In a multiclass confusion matrix, the off-diagonal elements represent misclassifications from one class to another. However, in multilabel classification, since classes are not mutually exclusive, a sample cannot be misclassified from one class to another in the traditional sense (Gibaja & Ventura, 2015). Instead, errors occur when the model fails to predict a label that is present (false negatives) or predicts a label that is not present (false positives) for each class independently.
Regarding the number of true negatives appearing small in the confusion matrices, this is a common characteristic of multilabel classification. Since each class is treated independently, and each sample can be positive or negative for each class, the number of true negatives can be less prominent, especially if the classes are imbalanced (Sammut & Webb, 2011).
We apologize for any confusion and appreciate your understanding. To address your concern, we have added an explicit explanation in the manuscript on lines 221 to 223 (Figure 2) to clarify that our classification task is a multilabel problem, not a multiclass one.

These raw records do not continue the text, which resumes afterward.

diff --git a/tiny_diffusion_amd/_lib.py b/tiny_diffusion_amd/_lib.py
--- a/tiny_diffusion_amd/_lib.py
+++ b/tiny_diffusion_amd/_lib.py
@@ -72,6 +72,9 @@
     "tdx_pack_conv3x3_wino": (C.c_int, [_ptr, _ptr, _ptr, C.c_int, C.c_int, _ptr]),
     "tdx_conv3x3_fwd_wino": (C.c_int, [_ptr, _ptr, _ptr, _ptr, C.c_int, C.c_int, C.c_int, C.c_int, C.c_int, C.c_int, _ptr,
                                        _ptr, _ptr, _ptr]),
+    "tdx_conv3x3_wino_tail_plan": (C.c_int, [C.c_int] * 5 + [_ptr] * 3),
+    "tdx_conv3x3_wino_tail_scratch_floats": (C.c_size_t, [C.c_int] * 5),
+    "tdx_conv3x3_wino_launch_tail": (C.c_int, [_ptr] * 4 + [C.c_int] * 5 + [_ptr, _ptr, C.c_size_t, _ptr]),
     "tdx_conv3x3_fwd_wino_infer": (C.c_int, [_ptr, _ptr, _ptr, _ptr, C.c_int, C.c_int, C.c_int, C.c_int, C.c_int, _ptr, _ptr,
                                              _ptr, C.c_size_t, _ptr]),
     "tdx_conv3x3_train_algo": (C.c_int, [C.c_int] * 6),
diff --git a/tiny_diffusion_amd/csrc/conv3x3.hip b/tiny_diffusion_amd/csrc/conv3x3.hip
--- a/tiny_diffusion_amd/csrc/conv3x3.hip
+++ b/tiny_diffusion_amd/csrc/conv3x3.hip
@@ -783,6 +783,9 @@
   if (!strcmp(key, "wino_min_wgs")) { g_tdx_wino_min_wgs = value > 0 ? value : 1; return 0; }
   if (!strcmp(key, "wino_rows")) { g_tdx_wino_rows = value != 0; return 0; }
   if (!strcmp(key, "wino_rows_min_stages")) { g_tdx_wino_rows_min_stages = value > 0 ? value : 16; return 0; }
+  if (!strcmp(key, "wino_tail")) { g_tdx_wino_tail = value != 0; return 0; }
+  if (!strcmp(key, "wino_tail_slots")) { g_tdx_wino_tail_slots = value > 0 ? value : 256; return 0; }
+  if (!strcmp(key, "wino_tail_min_stages")) { g_tdx_wino_tail_min_stages = value > 0 ? value : 8; return 0; }
   if (!strcmp(key, "infer_ring")) { g_tdx_infer_ring = value != 0; return 0; }
   if (!strcmp(key, "infer_stages")) { g_infer_stages = value == 3 ? 3 : 4; return 0; }
   if (!strcmp(key, "infer_splits")) { g_infer_splits = value > 0 ? value : 0; return 0; }
diff --git a/tiny_diffusion_amd/csrc/conv3x3_wino.hip b/tiny_diffusion_amd/csrc/conv3x3_wino.hip
--- a/tiny_diffusion_amd/csrc/conv3x3_wino.hip
+++ b/tiny_diffusion_amd/csrc/conv3x3_wino.hip
@@ -25,13 +25,24 @@
   int per;
   int compact;
   unsigned long long* stamps;
+  int bid0, unit0, tail_units, ntb;
+  float* part;
 };
+
+__host__ __device__ inline int wino_unit_to_bid(int u, int tilesN, int ntb, int compact, int* tblk, int* nblk) {
+  if (compact) { *tblk = u / tilesN; *nblk = u - *tblk * tilesN; return u; }
+  const int g = 8 * tilesN, xb = u / g, j = u - xb * g;
+  const int v = ntb - 8 * xb < 8 ? ntb - 8 * xb : 8;
+  *nblk = j / v;
+  *tblk = xb * 8 + (j - *nblk * v);
+  return xb * g + *nblk * 8 + (j - *nblk * v);
+}
 
 constexpr int OLD = 68;
 constexpr int TAB_OFF = 2 * STAGE;
 typedef unsigned u32x4 __attribute__((ext_vector_type(4)));
 
-template <int EPI, int XH = -1>
+template <int EPI, int XH = -1, bool DENSE = false>
 __device__ __forceinline__ void wino_epilogue(const WinoArgs& a, float* out, const float* bias, f32x16 (&acc)[16], float* smem,
                                               int tblk, int n0, int wm, int wn, int l31, int half, int tid,
                                               const f32x4* xin = nullptr) {
@@ -87,7 +98,8 @@
   }
   __syncthreads();
   {
-    const auto rsrc_out = __builtin_amdgcn_make_buffer_rsrc(out, 0, (int)((int64_t)a.M * a.Cout * 4), 0x00020000);
+    const bool dense = DENSE && a.part != nullptr;
+    const auto rsrc_out = __builtin_amdgcn_make_buffer_rsrc(out, 0, dense ? 256 * WN * 4 : (int)((int64_t)a.M * a.Cout * 4), 0x00020000);
     const int c4 = (tid & 15) * 4, q = (tid >> 4) & 3;
     const unsigned qoff = (unsigned)((((q >> 1) * a.W + (q & 1)) * a.Cout + n0 + c4) * 4);
     const uint2* tab2 = reinterpret_cast<const uint2*>(tab);
@@ -95,7 +107,7 @@
 #pragma unroll
     for (int i = 0; i < 16; ++i) {
       const uint2 e = tab2[4 * i + (tid >> 6)];
-      const unsigned off = ((e.y >> q) & 1u) ? e.x + qoff : 0x80000000u;
+      const unsigned off = dense ? (unsigned)(((i * 16 + (tid >> 4)) * WN + c4) * 4) : ((e.y >> q) & 1u) ? e.x + qoff : 0x80000000u;
       const f32x4 v = *reinterpret_cast<const f32x4*>(src + i * 16 * OLD);
       __builtin_amdgcn_raw_buffer_store_b128(__builtin_bit_cast(u32x4, v), rsrc_out, off, 0, 0);
     }
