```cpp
__global__ __launch_bounds__(kGsPartThreads) void k_gs_part(const GsBlock* __restrict__ tab, const SsnSeg* __restrict__ segs,
                                                 const uint32_t* __restrict__ sig, GsSet in, GsSet out,
                                                 const GsMedian* __restrict__ median, const uint32_t* __restrict__ clp,
                                                 const SsnSeg* __restrict__ segs_next, uint2* __restrict__ rng_next,
                                                 uint32_t* __restrict__ err) {
  constexpr int kW = kGsPartThreads / 64, kI = (int)kGsTile / kGsPartThreads;
  __shared__ uint32_t ws[kW];
  __shared__ uint32_t rr[kW][4];
  __shared__ uint32_t stage[4][kGsTile];
  const int lane = threadIdx.x & 63, w = threadIdx.x >> 6;
  const GsBlock sb = tab[blockIdx.x];
  const SsnSeg sg = segs[sb.seg];
  const int a = ssn_cut_axis(sg);
  uint32_t x1, x2;
  gs_other_axes(sig[sb.seg], (uint32_t)a, x1, x2);
  const GsMedian m = median[sb.seg];
  const uint32_t base_left = clp[blockIdx.x];
  const uint32_t left_total = sb.seg_count - sb.seg_count / 2u;
  const uint32_t base_right = (sb.first - sb.seg_start) - base_left;
  uint32_t ev[kI], kx[kI], ky[kI], kz[kI], xl[kI];
  uint32_t carry = 0u;
  const int aL = ssn_cut_axis(segs_next[2u * sb.seg]), aR = ssn_cut_axis(segs_next[2u * sb.seg + 1u]);
  uint32_t mnL = 0xFFFFFFFFu, mxL = 0u, mnR = 0xFFFFFFFFu, mxR = 0u;
#pragma unroll
  for (int k = 0; k < kI; ++k) {
    const uint32_t j = (uint32_t)(w * (64 * kI) + k * 64 + lane);
    uint32_t v = 0u;
    ev[k] = kx[k] = ky[k] = kz[k] = 0u;
    if (j < sb.count) {
      const uint32_t i = sb.first + j;
      ev[k] = in.e[i]; kx[k] = in.k[0][i]; ky[k] = in.k[1][i]; kz[k] = in.k[2][i];
      const uint32_t ka = a == 0 ? kx[k] : a == 1 ? ky[k] : kz[k];
      const uint32_t k1 = x1 == kGsNoAxis ? 0u : x1 == 0u ? kx[k] : x1 == 1u ? ky[k] : kz[k];
      const uint32_t k2 = x2 == kGsNoAxis ? 0u : x2 == 0u ? kx[k] : x2 == 1u ? ky[k] : kz[k];
      v = gs_less(ka, k1, k2, ev[k], m) ? 1u : 0u;
      if (v) { const uint32_t kc = aL == 0 ? kx[k] : aL == 1 ? ky[k] : kz[k]; mnL = min(mnL, kc); mxL = max(mxL, kc); }
      else   { const uint32_t kc = aR == 0 ? kx[k] : aR == 1 ? ky[k] : kz[k]; mnR = min(mnR, kc); mxR = max(mxR, kc); }
    }
    const uint32_t incl = tree_wave_scan(v, lane);
    xl[k] = ((carry + incl - v) << 1) | v;
    carry += rl_u(incl, 63);
  }
  __syncthreads();
  mnL = ~wave_max_u32(~mnL); mxL = wave_max_u32(mxL); mnR = ~wave_max_u32(~mnR); mxR = wave_max_u32(mxR);
  if (lane == 0) { ws[w] = carry; rr[w][0] = mnL; rr[w][1] = mxL; rr[w][2] = mnR; rr[w][3] = mxR; }
  __syncthreads();
  if (threadIdx.x < 4) {
    const int q = (int)threadIdx.x;
    const bool is_min = (q & 1) == 0;
    uint32_t v = rr[0][q];
    for (int ww = 1; ww < kW; ++ww) v = is_min ? min(v, rr[ww][q]) : max(v, rr[ww][q]);
    uint32_t* word = reinterpret_cast<uint32_t*>(&rng_next[2u * sb.seg + (uint32_t)(q >> 1)]) + (q & 1);
    const uint32_t seen = __hip_atomic_load(word, __ATOMIC_RELAXED, __HIP_MEMORY_SCOPE_AGENT);
    if (is_min ? v < seen : v > seen) { if (is_min) atomicMin(word, v); else atomicMax(word, v); }
  }
  uint32_t before = 0u;
  for (int ww = 0; ww < w; ++ww) before += ws[ww];
  uint32_t nleft = 0u;
  for (int ww = 0; ww < kW; ++ww) nleft += ws[ww];
#pragma unroll
  for (int k = 0; k < kI; ++k) {
    const uint32_t j = (uint32_t)(w * (64 * kI) + k * 64 + lane);
    if (j < sb.count) {
      const uint32_t lbefore = before + (xl[k] >> 1);
      const uint32_t slot = (xl[k] & 1u) ? lbefore : nleft + (j - lbefore);
      stage[0][slot] = ev[k]; stage[1][slot] = kx[k]; stage[2][slot] = ky[k]; stage[3][slot] = kz[k];
    }
  }
  __syncthreads();
  const uint32_t dst_left = sb.seg_start + base_left, dst_right = sb.seg_start + left_total + base_right;
  const uint32_t pos0 = sb.first - sb.seg_start;
  const bool bad = base_left > pos0 || base_left + nleft > left_total ||
                   (pos0 - base_left) + (sb.count - nleft) > sb.seg_count - left_total;
  if (bad) {
    if (threadIdx.x == 0) { err[0] = 1u; err[5] = 4u; err[6] = sb.seg; err[7] = dst_left; }
    for (uint32_t t = threadIdx.x; t < sb.count; t += (uint32_t)kGsPartThreads) {
      const uint32_t d = sb.first + t;
      out.e[d] = stage[0][t]; out.k[0][d] = stage[1][t]; out.k[1][d] = stage[2][t]; out.k[2][d] = stage[3][t];
    }
    return;
  }
#pragma unroll
  for (int k = 0; k < kI; ++k) {
    const uint32_t t = (uint32_t)(k * kGsPartThreads) + threadIdx.x;
    if (t < sb.count) {
      const uint32_t d = t < nleft ? dst_left + t : dst_right + (t - nleft);
      out.e[d] = stage[0][t]; out.k[0][d] = stage[1][t]; out.k[1][d] = stage[2][t]; out.k[2][d] = stage[3][t];
    }
  }
}

}
```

Figure 2. The Multilabel Binarizer function transforms multilabel data into binary yes/no labels. This conversion changes each label into a binary indicator, where '1' signifies 'yes' (the label is present) and '0' signifies 'no' (the label is absent), facilitating binary classification for each label.
We hope this clarification addresses your concern. However, if you feel that further elaboration or additional analysis is needed, we are more than happy to make further revisions.
Thank you for your time and constructive suggestions.
Sincerely,
Authors
References
Gibaja, E., & Ventura, S. (2015). A tutorial on multilabel learning. ACM Computing Surveys, 47(3), 52.
Li, Y., Li, Z., & Liu, F. (2015). Multi-label classification based on k-nearest neighbor approach for remote sensing images. Pattern Recognition Letters, 63, 115-122.
Sammut, C., & Webb, G. I. (Eds.). (2011). Encyclopedia of Machine Learning. Springer.
Tsoumakas, G., & Katakis, I. (2007). Multi-label classification: An overview. International Journal of Data Warehousing and Mining, 3(3), 1-13.
Zhang, M. L., & Zhou, Z. H. (2014). A review on multi-label learning algorithms. IEEE Transactions on Knowledge and Data Engineering, 26(8), 1819-1837.